8.8. Customer understands that Outerland will not be held liable for any persons doing business or visiting the site under contract, for any reason, who choose not to use clearly marked parking or pedestrian areas including but not limited to walkways, parking areas, or handicap ramps. Customer agrees to defend, indemnify, and hold harmless Outerland from suits or claims of any nature or kind that may arise due to this condition.

 

9. MISCELLANEOUS

 

9.1 This Agreement represents and contains the entire agreement between the parties. Prior discussions or verbal representations by Outerland or Client that are not contained in this Agreement are not a part of this Agreement. In the event that any provision of this Agreement is at any time held by a Court to be invalid or unenforceable, the parties agree that all other provisions of this Agreement will remain in full force and effect. Any future modification of the Proposal, including all amendments hereto must be made in writing and executed by Outerland and Client in order to be valid and binding upon the parties.

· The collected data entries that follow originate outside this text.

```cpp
// ... 65 lines not shown
                        const float* b2, void* y, void* ln, float* mean, float* rstd, void* z, void* h, long rows, int d, int F,
                        float ln_eps, float res_factor, float drop_p, long drop_seed1, long drop_seed2, int dtype, void* stream);
int tfasr_ffn_fused_fwd2(const void* x, const float* gamma, const float* beta, const void* W1, const float* b1, const void* W2,
                         const float* b2, void* y, void* ln, float* mean, float* rstd, void* z, int z_factor, void* h, long rows, int d, int F,
                         float ln_eps, float res_factor, float drop_p, long drop_seed1, long drop_seed2, int dtype, void* stream);
int tfasr_ln_dense_fwd(const void* x, const float* gamma, const float* beta, const void* W, const float* b, void* out, void* ln, float* mean,
                       float* rstd, long rows, int d, int N, float ln_eps, int dtype, void* stream);
int tfasr_layernorm_bwd(const void* dy, const void* x, const float* gamma, const float* mean, const float* rstd,
                        const void* add, void* dx, float* dgamma, float* dbeta, long rows, int C, int dtype,
                        void* stream);
int tfasr_layernorm_bwd_drop(const void* dy, const void* x, const float* gamma, const float* mean, const float* rstd,
                             const void* add, void* dx, float* dgamma, float* dbeta, void* dx_dropped, float drop_p,
                             long drop_seed, long rows, int C, int dtype, void* stream);
int tfasr_layernorm_bwd_part_blocks(long rows, int C, int dtype);
int tfasr_layernorm_bwd_part(const void* dy, const void* x, const float* gamma, const float* mean, const float* rstd, const void* add,
                             void* dx, float* part, void* dx_dropped, float drop_p, long drop_seed, long rows, int C, int dtype,
                             void* stream);
int tfasr_layernorm_bwd_part_n(const void* dy, const void* x, const float* gamma, const float* mean, const float* rstd, const void* add,
                               void* dx, float* part, int nblk, void* dx_dropped, float drop_p, long drop_seed, long rows, int C, int dtype,
                               void* stream);
int tfasr_dense_ln_bwd(const void* dy, const void* W, int K, const void* x, const float* gamma, const float* mean, const float* rstd,
                       const void* add, void* dx, float* part, int nblk, void* dx_dropped, float drop_p, long drop_seed, long rows,
                       int d, float alpha, int dtype, void* stream);
int tfasr_layernorm_bwd_fold(const float* part, int nsets, int nblk, int C, float* const* dgamma, float* const* dbeta, void* stream);
int tfasr_layernorm_bwd_fold_sets(const float* const* part, int nsets, int nblk, int C, float* const* dgamma, float* const* dbeta,
                                  void* stream);
int tfasr_bn_stats(const void* x, float* stats, long rows, int C, int dtype, void* stream);
int tfasr_bn_finalize(const float* stats, float count, const float* gamma, const float* beta, float* fin,
                      float* moving_mean, float* moving_var, float momentum, float eps, int C, int training,
                      void* stream);
int tfasr_bn_finalize_apply_fwd(const void* x, const float* stats, float count, const float* gamma, const float* beta, float* fin,
                                float* moving_mean, float* moving_var, float momentum, float eps, void* y, long rows, int C, int act,
                                int training, int dtype, void* stream);
int tfasr_bn_finalize_apply_fwd_copies(const void* x, const float* stats, int copies, float count, const float* gamma, const float* beta, float* fin,
                                       float* moving_mean, float* moving_var, float momentum, float eps, void* y, long rows, int C, int act,
                                       int training, int dtype, void* stream);
int tfasr_bn_apply_fwd(const void* x, const float* fin, void* y, long rows, int C, int act, int dtype, void* stream);
int tfasr_bn_bwd_stats(const void* x, const void* dy, const float* fin, float* bstats, long rows, int C, int act,
                       int dtype, void* stream);
int tfasr_bn_apply_bwd_grads(const void* x, const void* dy, const float* fin, const float* bstats, float count, void* dx, long rows,
                            int C, int act, float* dgamma, float* dbeta, float grad_scale, int dtype, void* stream);
int tfasr_bn_apply_bwd_grads_copies(const void* x, const void* dy, const float* fin, const float* bstats, int copies, float count, void* dx,
                                    long rows, int C, int act, float* dgamma, float* dbeta, float grad_scale, int dtype, void* stream);
int tfasr_bn_apply_bwd(const void* x, const void* dy, const float* fin, const float* bstats, float count, void* dx,
                       long rows, int C, int act, int dtype, void* stream);

// ... 333 lines not shown
```

### tensorflowasr_amd/csrc/block.hip

```cpp
#include "common.h"
#include <string.h>
#include <stdlib.h>
#include <vector>

extern int g_tfasr_group_beside;

bool tfasr_bn_rows_kernel_ok(int C);
namespace {

struct Arena {
  char* base;
  size_t off, cap;
  bool ok;
  size_t peak;
  void* get(size_t n) {
    const size_t a = (off + 255) & ~(size_t)255;
    if (base && a + n > cap) { ok = false; return nullptr; }
    off = a + n;
    if (off > peak) peak = off;
    return base ? base + a : (void*)(uintptr_t)256;
  }
};
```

Notwithstanding anything to the contrary herein, Outerland may amend the Conditions without the prior written consent of the Client, provided that Outerland provide the Client with notice of the change. The provisions of this Agreement shall be binding on the parties hereto and their respective heirs, successors, and assigns. This Agreement shall not be assigned by Client without the written consent of Outerland.

 

9.2 The Client hereby grants Outerland permission to use any image, picture, photo, and/or digital images, and the like, taken or made on behalf of Outerlands’ activities. The customer agrees that the images have complete ownership of such pictures, etc., including the entire copyright, and may use them for internal training, marketing, and promotional materials. Outerland hereby acknowledges that the use of such imagery in no way implies a direct endorsement of Outerland. The customer acknowledges that they will not receive any compensation, etc., for the use of such pictures, etc., and hereby release Outerland and its agents and assigns from any and all claims which arise out of or are in any way connected with such use.

 

9.3 All notices required or permitted under this Agreement shall be in writing to the other party by (a) United States mail, certified or registered, postage prepaid, and addressed; (b) hand delivery; or (c) the use of a recognized overnight courier, to the addresses set forth in the Proposal, or such other address as either party shall later specify. Notices shall be deemed received within three (3) days after mailing if sent by certified or registered mail; on the date of delivery if delivered by hand; or within one (1) day following deposit with a recognized courier for overnight delivery.

 

9.4 This Agreement shall be governed by and construed in accordance with the laws of the State of Massachusetts without regard to its conflicts of laws rules that refer to or apply the laws of another jurisdiction. The parties hereto submit to the jurisdiction of the federal and state courts located in Barnstable County in the State of Massachusetts and agree that at the Company’s option, all litigation under or relating to this Agreement shall be conducted in such courts.

 

9.5 No delay or omission on the part of either party in exercising any right hereunder shall operate as a waiver of such right or of any other right hereunder. Any waiver of any such right on any one occasion shall not be construed as a bar to or waiver of any such right on any such future occasion.

 

9.6 TO THE EXTENT PERMITTED BY LAW, EACH PARTY HERETO HEREBY KNOWINGLY, VOLUNTARILY AND INTENTIONALLY WAIVES THE RIGHT TO A TRIAL BY JURY IN RESPECT OF ANY LITIGATION BASED HEREON, ARISING OUT OF, UNDER OR IN CONNECTION WITH THIS AGREEMENT OR ANY COURSE OF CONDUCT, COURSE OF DEALINGS, STATEMENTS (WHETHER VERBAL OR WRITTEN) OR ACTIONS OF ANY PARTY IN CONNECTION HEREWITH.